To do:
Would you please return every line from the listing that contains the word "import"?
▬▬▬▬▬▬
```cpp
void enc_epilogue(int cout, bool allpos, const float *bias, const float *gamma, const float *beta, const float *mean,
                  const float *var, std::vector<float> &wscale, float *epi) {
    wscale.assign(cout, 1.f);
    for (int c = 0; c < cout; c++) {
        const float sc = gamma[c] / std::sqrt(var[c] + BN_EPS), sh = beta[c] - mean[c] * sc;
        wscale[c] = sc;
        const float bp = bias[c] * sc;
        epi[cout + c] = bp + sh;
        if (allpos) {
            epi[c] = -bp;
            epi[2 * cout + c] = 0.f;
        } else {
            epi[c] = sc >= 0.f ? -bp : -3.0e38f;
            epi[2 * cout + c] = sc >= 0.f ? 3.0e38f : -bp;
        }
    }
}

void prep_enc0(bool allpos, const float *k, const float *bias, const float *gamma, const float *beta, const float *mean,
               const float *var, const float *w1, const float *w2, _Float16 *wfrag, float *epi) {
    std::vector<float> ws;
    enc_epilogue(16, allpos, bias, gamma, beta, mean, var, ws, epi);
    for (int set = 0; set < 2; set++)
        for (int ks = 0; ks < 2; ks++)
            for (int l = 0; l < 64; l++)
                for (int j = 0; j < 8; j++) {
                    const int n = l & 15, g = l >> 4;
                    const int px = 2 * (g & 1) + (j >> 2), ch = j & 3;
                    const int kx = set == 0 ? px - 1 : px;
                    int ky = -1;
                    if (ks == 0) ky = g >> 1;
                    else if ((g >> 1) == 0) ky = 2;
                    float w = 0.f;
                    if (ky >= 0 && kx >= 0 && kx < 3 && ch < 3) w = k[((ky * 3 + kx) * 3 + ch) * 16 + n] * ws[n] / 6.0f;
                    wfrag[((set * 2 + ks) * 64 + l) * 8 + j] = f2h(w);
                }
    std::memcpy(epi + 48, w1, 16 * sizeof(float));
    std::memcpy(epi + 64, w2, 16 * sizeof(float));
}

// ... 658 lines not shown
            return launch(f, "dec2_mfma", dec_mfma<32, 32, 16, false, MS.value>, p.grid, 256, p.lds, p.a, p.am);
        }, f.ms));
    return launched(f, with_bools([&](auto HALF, auto MS) {
        return launch(f, "dec3_final_mfma", dec_mfma<16, HALF.value ? 0 : 16, 16, true, MS.value>, p.grid, 256, p.lds, p.a, p.am);
    }, p.half, f.ms));
}
int run_dec_block(const Fwd &f, int j) {
    DecPlan p;
    if (int rc = plan_dec_block(f, j, p)) return rc;
    return launch_dec_block(f, j, p);
}

bool run_tail_fused(const Fwd &f, const DecPlan &p) {
    const BnLevelGeom in = p.in, out = p.out;
    const int GH = p.GH;
    Dec3ccArgs t;
    size_t cc_bytes = ccbody::cc_plan(out.H, out.W, t.g);
    t.use_wv = f.ctx->cc_wave_cap >= 0 && ccwave::wv_plan(out.H, out.W, ((out.H + 1) / 2) * ((out.W + 1) / 2), t.wg) ? 1 : 0;
    if (t.use_wv) cc_bytes = (size_t)t.wg.wave_bytes;
    if (!cc_bytes) return false;
    const size_t mfull = ((size_t)out.H * out.W + 15) & ~(size_t)15;
    const size_t partb = p.half ? (size_t)GH * (in.W + 1) * 16 : 0;
    int best_nb = 0;
    long long best_cost = -1;
    for (int nb = 1; nb <= GH; nb++) {
        const size_t tb = (((size_t)((GH + nb - 1) / nb) + 1) * p.row_bytes + 15) & ~(size_t)15;
        const size_t nbuf = nb == 1 ? 1 : 2;
        if (std::max(nbuf * tb, cc_bytes) + mfull + partb > 160 * 1024 - 512) continue;
        long long rounds = 0;
        for (int k = 0; k < nb; k++) {
            const int nu = (k + 1) * GH / nb - k * GH / nb;
            rounds += ((nu * (in.W + 1) + 31) / 32 + 15) / 16;
        }
        const long long cost = rounds * 8 + nb;
        if (best_cost < 0 || cost < best_cost) { best_cost = cost; best_nb = nb; }
    }
    if (!best_nb) return false;
    const size_t tb = (((size_t)((GH + best_nb - 1) / best_nb) + 1) * p.row_bytes + 15) & ~(size_t)15;
    t.d = p.a;
    t.ms = p.am;
    t.d.nbands = best_nb; t.d.mNb = magic(best_nb);
    t.d.swz = choose_swz(false, p.ci, in.W, 0, (GH + best_nb - 1) / best_nb);
    t.boxes = f.cc->boxes; t.counts = f.cc->counts;
    t.area_thresh = f.cc->area_thresh; t.max_boxes = f.cc->max_boxes;
    t.tile_bytes = (int)tb; t.cc_off = 0;
    t.mfull_off = (int)std::max((best_nb == 1 ? 1 : 2) * tb, cc_bytes);
    t.part_off = (int)((size_t)t.mfull_off + mfull);
    const size_t tl = (size_t)t.part_off + partb;
    const int grid = std::min(f.batch, 2 * f.num_cu);
    if (p.half && t.use_wv && best_nb == 1 && in.W + 1 <= 64 && f.m->tail_rows && (out.W & 7) == 0 &&
        (size_t)t.wg.rows_bytes <= mfull && (!f.d_mask || (reinterpret_cast<uintptr_t>(f.d_mask) & 3) == 0)) {
        t.d.swz = Swz{3, 1, 0, 0, 0};
        t.d.mRC = magic(out.W / 4);
        return !with_bools([&](auto MS) {
            return launch(f, "dec3_bboxcc_fused", dec3cc_rows_mfma<MS.value>, grid, ccbody::CC_THREADS, tl, t);
        }, f.ms);
    }
    return !with_bools([&](auto WV, auto PART, auto MS) {
        return launch(f, "dec3_bboxcc_fused", dec3cc_mfma<WV.value, PART.value, MS.value>, grid, ccbody::CC_THREADS, tl, t);
    }, t.use_wv != 0, p.half, f.ms);
}

}

int blobnet_forward_mfma(covahip_ctx *ctx, covahip_blobnet *m, BnWorkspace &ws, const BnInput &inp, int batch, float *d_logits,
                         uint8_t *d_mask, const BnCcTail *cc, bool *cc_done) {
    if (cc_done) *cc_done = false;
    const Prepared *pr = m->prep;
    const bool dry = inp.dry;
    const bool by_frames = inp.frames != nullptr || (dry && inp.n_frames > 0);
    const bool ms = inp.model_ids != nullptr || (dry && inp.mixed);
    Fwd f{ctx, m, pr, ws, inp, batch,
          (const uint8_t *)m->d_prepared + (ms ? 0 : (size_t)inp.model * pr->total), (uint32_t)pr->total,
          ms, dry, by_frames, ctx->props.multiProcessorCount,
          by_frames ? inp.frames : inp.stack, by_frames ? inp.n_frames : batch * BN_T, by_frames ? inp.index : nullptr,
          d_logits, d_mask, cc};
    if ((size_t)f.n_frames > ws.pbuf_frames && !dry) return COVAHIP_ERR_INVALID_ARG;

    int rc = run_enc0p(f);
    if (rc) return rc;
    if (!run_enc1_tile16(f, rc)) rc = run_enc_level(f, 1);
    if (rc) return rc;
    if (!run_enc23(f, rc)) {
        rc = run_enc_level(f, 2);
        if (!rc) rc = run_enc_level(f, 3);
    }
    if (rc) return rc;
    if (!run_dec012(f, rc))
        for (int j = 0; j < BN_LEVELS - 1 && !rc; j++) rc = run_dec_block(f, j);
    if (rc) return rc;
    DecPlan last;
    rc = plan_dec_block(f, BN_LEVELS - 1, last);
    if (rc) return rc;
    if (!(cc && m->fuse_tail && run_tail_fused(f, last))) return launch_dec_block(f, BN_LEVELS - 1, last);
    if (cc_done) *cc_done = true;
    return launched(f, COVAHIP_OK);
}

#if defined(PHASE_TIMING) || defined(WGSPAN_ONLY)
extern "C" int covahip_dev_wgspan_read(unsigned long long *out, int kid) {
    return hipMemcpyFromSymbol(out, HIP_SYMBOL(g_wgspan), sizeof(unsigned long long) * 1024 * 4, sizeof(unsigned long long) * 1024 * 4 * kid) != hipSuccess;
}
#endif
#ifdef WGSPAN_ONLY
extern "C" int covahip_dev_itemspan_read(unsigned long long *out, int kid) {
    return hipMemcpyFromSymbol(out, HIP_SYMBOL(g_itemspan), sizeof(unsigned long long) * 1024 * 16, sizeof(unsigned long long) * 1024 * 16 * kid) != hipSuccess;
}
#endif
#ifdef PHASE_TIMING
extern "C" int covahip_dev_ccphase_read(unsigned long long *out8, int reset) {
    if (hipMemcpyFromSymbol(out8, HIP_SYMBOL(g_ccph), sizeof(g_ccph)) != hipSuccess) return 1;
    if (reset) {
        unsigned long long z[8] = {0};
        if (hipMemcpyToSymbol(HIP_SYMBOL(g_ccph), z, sizeof(z)) != hipSuccess) return 1;
    }
    return 0;
}
extern "C" int covahip_dev_phase_read(unsigned long long *out64, int reset) {
    if (hipMemcpyFromSymbol(out64, HIP_SYMBOL(g_phase), sizeof(g_phase)) != hipSuccess) return 1;
    if (reset) {
        unsigned long long z[80] = {0};
        if (hipMemcpyToSymbol(HIP_SYMBOL(g_phase), z, sizeof(z)) != hipSuccess) return 1;
    }
    return 0;
}
#endif
```

### cova_amd/elements.py

```python
from __future__ import annotations

import ctypes as C

import numpy as np

from . import _lib as L
from . import weights as W

FLOW_OK = "ok"
FLOW_DROPPED = "dropped"


def _ptr(a: np.ndarray) -> int:
    return a.ctypes.data


def _optr(a: np.ndarray | None) -> int | None:
    return None if a is None else a.ctypes.data


class Context:

    def __init__(self, device_id: int = 0):
        self._lib = L.lib()
# ... 88 lines not shown
        ow, oh = self.transform_caps(width, height)
        out_size = ow * oh * 4
        self.size_per_buf = out_size // self.timestep
        self.out_size = out_size
        self.stop()
        h = C.c_void_p()
        L.check(self._lib.covahip_stack_new(self.size_per_buf, self.timestep, self.gamma, C.byref(h)), "stack_new")
        self._h = h
        return ow, oh

    def transform(self, inbuf: bytes | np.ndarray):
        a = np.frombuffer(inbuf, dtype=np.uint8) if not isinstance(inbuf, np.ndarray) else inbuf.reshape(-1)
        a = np.ascontiguousarray(a, dtype=np.uint8)
        out = np.empty(self.out_size, dtype=np.uint8)
        em = C.c_int()
        L.check(self._lib.covahip_stack_push(self._h, _ptr(a), a.size, _ptr(out), out.size, C.byref(em)), "stack_push")
        return (FLOW_OK, out) if em.value else (FLOW_DROPPED, None)

    def stop(self):
        if self._h:
            self._lib.covahip_stack_free(self._h)
            self._h = None

    __del__ = stop


class BlobNetInfer:

    def __init__(self, ctx: Context, weights_flat, h_mb: int, w_mb: int, max_batch: int,
                 timestep: int = 4):
        self.ctx, self.h, self.w, self.t, self.max_batch = ctx, h_mb, w_mb, timestep, max_batch
        self._lib = L.lib()
        if isinstance(weights_flat, (list, tuple)):
            blobs = [W.to_bytes(w) for w in weights_flat]
            ptrs = (C.c_char_p * max(1, len(blobs)))(*blobs)
            sizes = (C.c_size_t * max(1, len(blobs)))(*[len(b) for b in blobs])
            L.check(self._lib.covahip_blobnet_load_set(ctx.handle, len(blobs), ptrs, sizes, h_mb, w_mb, timestep, max_batch),
                    "covahip_blobnet_load_set", ctx.handle)
        else:
            blob = W.to_bytes(weights_flat)
            L.check(self._lib.covahip_blobnet_load(ctx.handle, blob, len(blob), h_mb, w_mb, timestep, max_batch),
                    "covahip_blobnet_load", ctx.handle)

    @property
    def num_models(self) -> int:
        v = C.c_int()
        L.check(self._lib.covahip_blobnet_num_models(self.ctx.handle, C.byref(v)), "covahip_blobnet_num_models")
        return v.value

    def set_enc_plan(self, level: int, nbands: int, nbuf: int = 1):
        L.check(self._lib.covahip_blobnet_set_enc_plan(self.ctx.handle, level, nbands, nbuf), "covahip_blobnet_set_enc_plan")

    def set_impl(self, impl: str):
        L.check(self._lib.covahip_blobnet_set_impl(self.ctx.handle, {"mfma": 1, "dec_separate": 4, "enc1_legacy": 5, "enc_general_tiles": 6, "enc23_separate": 7, "enc23_force": 8, "tail_skip_tensor": 9, "tail_band_tiles": 10}[impl]), "set_impl")

    def read_buffer(self, which: int, index: int = 0) -> np.ndarray:
        p, n, dims = C.c_void_p(), C.c_size_t(), (C.c_int32 * 5)()
        L.check(self._lib.covahip_dev_blobnet_buffer(self.ctx.handle, which, index, C.byref(p), C.byref(n), dims),
                "covahip_dev_blobnet_buffer", self.ctx.handle)
        out = np.empty(tuple(d for d in dims if d), dtype=np.float32 if which == 3 else np.float16)
        assert p.value and out.nbytes == n.value, (which, index, n.value, tuple(dims))
        self.ctx.d2h(out, p.value)
        return out

    @property
    def macs_per_frame(self) -> int:
        v = C.c_int64()
        L.check(self._lib.covahip_blobnet_macs_per_frame(self.ctx.handle, C.byref(v)), "macs_per_frame")
        return v.value

    def infer(self, stack: np.ndarray, want_logits: bool = True, model_ids=None):
        stack = np.ascontiguousarray(stack, dtype=np.uint8)
        b = stack.shape[0]
        assert stack.shape == (b, self.t * self.h, self.w, 4), stack.shape
        logits = np.empty((b, self.h, self.w), dtype=np.float32) if want_logits else None
        mask = np.empty((b, self.h, self.w), dtype=np.uint8)
        ids = _ids(model_ids, b)
        L.check(self._lib.covahip_blobnet_forward_m(self.ctx.handle, _ptr(stack), _optr(ids), b, _ptr(logits) if want_logits else None,
                                                    _ptr(mask), L.MEM_HOST), "covahip_blobnet_forward_m", self.ctx.handle)
        return logits, mask

    def infer_device(self, d_stack: int, batch: int, d_logits: int | None, d_mask: int | None, model_ids=None):
        ids = _ids(model_ids, batch)
        L.check(self._lib.covahip_blobnet_forward_m(self.ctx.handle, d_stack, _optr(ids), batch, d_logits, d_mask, L.MEM_DEVICE),
                "covahip_blobnet_forward_m", self.ctx.handle)

    def filter(self, stack: np.ndarray, cc_threshold: int, max_boxes: int = 256, want_mask: bool = False, model_ids=None):
        return self.filter_full(stack, cc_threshold, max_boxes, want_mask, False, model_ids)[:3]

    def filter_full(self, stack: np.ndarray, cc_threshold: int, max_boxes: int = 256, want_mask: bool = False,
                    want_logits: bool = False, model_ids=None):
        stack = np.ascontiguousarray(stack, dtype=np.uint8)
        b = stack.shape[0]
        boxes = np.zeros((b, max_boxes), dtype=L.BOX_DTYPE)
        counts = np.zeros(b, dtype=np.int32)
        mask = np.empty((b, self.h, self.w), dtype=np.uint8) if want_mask else None
        logits = np.empty((b, self.h, self.w), dtype=np.float32) if want_logits else None
        ids = _ids(model_ids, b)
        L.check(self._lib.covahip_filter_forward_m(self.ctx.handle, _ptr(stack), _optr(ids), b, cc_threshold, _ptr(boxes), _ptr(counts),
                                                   max_boxes, _ptr(logits) if want_logits else None, _ptr(mask) if want_mask else None,
                                                   L.MEM_HOST),
                "covahip_filter_forward_m", self.ctx.handle)
        return boxes, counts, mask, logits

    def filter_frames(self, frames: np.ndarray, stack_index: np.ndarray | None, cc_threshold: int, max_boxes: int = 256,
                      want_mask: bool = False, want_logits: bool = False, model_ids=None):
        frames = np.ascontiguousarray(frames, dtype=np.uint8)
# ... 465 lines not shown
```

### include/covahip_dev.h

```cpp
#ifndef COVAHIP_DEV_H
#define COVAHIP_DEV_H

#include "covahip.h"

#ifdef __cplusplus
extern "C" {
#endif

int covahip_blobnet_set_impl(covahip_ctx *ctx, int impl);

int covahip_bboxcc_set_wave_cap(covahip_ctx *ctx, int cap);
int covahip_dev_bboxcc_overflow(covahip_ctx *ctx, int32_t *out4);

int covahip_blobnet_set_enc_plan(covahip_ctx *ctx, int level, int nbands, int nbuf);

int covahip_dev_blobnet_buffer(covahip_ctx *ctx, int which, int index, void **dptr, size_t *bytes, int32_t dims[5]);

int covahip_dev_clock_mhz(covahip_ctx *ctx, int busy_us, float *mhz);

int covahip_dev_graph_probe(covahip_ctx *ctx, const uint8_t *d_frames, int n_frames, const int32_t *stack_index, int batch,
                            int area_thresh, covahip_box *d_boxes, int32_t *d_counts, int max_boxes, uint8_t *d_mask, int iters,
                            float *ms_direct, float *ms_graph);

struct covahip_pipe;
int covahip_dev_pipe_queue_plan(struct covahip_pipe *pipe, int *lanes_on_upload_queue, int *lanes_on_result_queue);

struct covahip_mog;
int covahip_dev_mog_masks(struct covahip_mog *m, uint8_t *raw, uint8_t *filled, size_t cap, int *n_frames);
int covahip_dev_mog_state(struct covahip_mog *m, int stream, float *W, float *V, float *M, uint8_t *nmodes, int64_t *n);

#ifdef __cplusplus
}
#endif
#endif
```

Before: 2.443 million.

## Pipeline fused dec3+bboxcc tail loads in row bands through registers

Adds a banded variant of the fused dec3/bboxcc kernel. It splits the input rows into 3 or 4 bands and prefetches each band's activation rows and partial sums into registers one band ahead. MFMA tiles for a band start as soon as that band lands in LDS, instead of waiting for the whole frame to load. A host-side planner picks the band count by default and falls back to the original single-pass path when the geometry does not fit. The cost is extra barriers per band and higher register pressure from the staged loads.

```diff
diff --git a/cova_amd/_lib.py b/cova_amd/_lib.py
--- a/cova_amd/_lib.py
+++ b/cova_amd/_lib.py
@@ -218,6 +218,7 @@
     "covahip_dev_bboxcc_overflow": (C.c_int, [_P, C.POINTER(C.c_int32)]),
     "covahip_dev_pipe_queue_plan": (C.c_int, [_P, C.POINTER(C.c_int), C.POINTER(C.c_int)]),
     "covahip_dev_blobnet_buffer": (C.c_int, [_P, C.c_int, C.c_int, C.POINTER(C.c_void_p), C.POINTER(C.c_size_t), C.POINTER(C.c_int32)]),
+    "covahip_dev_tail_band_plan": (C.c_int, [C.c_int, C.c_int, C.c_int, C.c_int, C.c_int, C.c_int, C.POINTER(C.c_int), _P, _P]),
     "covahip_dev_mog_masks": (C.c_int, [_P, _P, _P, _SZ, C.POINTER(C.c_int)]),
     "covahip_dev_mog_state": (C.c_int, [_P, C.c_int, _P, _P, _P, _P, C.POINTER(C.c_int64)]),
 }
diff --git a/cova_amd/csrc/blobnet.h b/cova_amd/csrc/blobnet.h
--- a/cova_amd/csrc/blobnet.h
+++ b/cova_amd/csrc/blobnet.h
@@ -49,6 +49,7 @@
     int fuse_dec = 1;
     int enc1_tile16 = 1;
     int tail_rows = 1;
+    int tail_bands = 0;
     int tail_part = 1;
     int fuse_enc23 = 1;
     int enc_rowtiles = 1;
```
▬▬▬▬▬▬
Written response:
from __future__ import annotations
import ctypes as C
import numpy as np
from . import _lib as L
from . import weights as W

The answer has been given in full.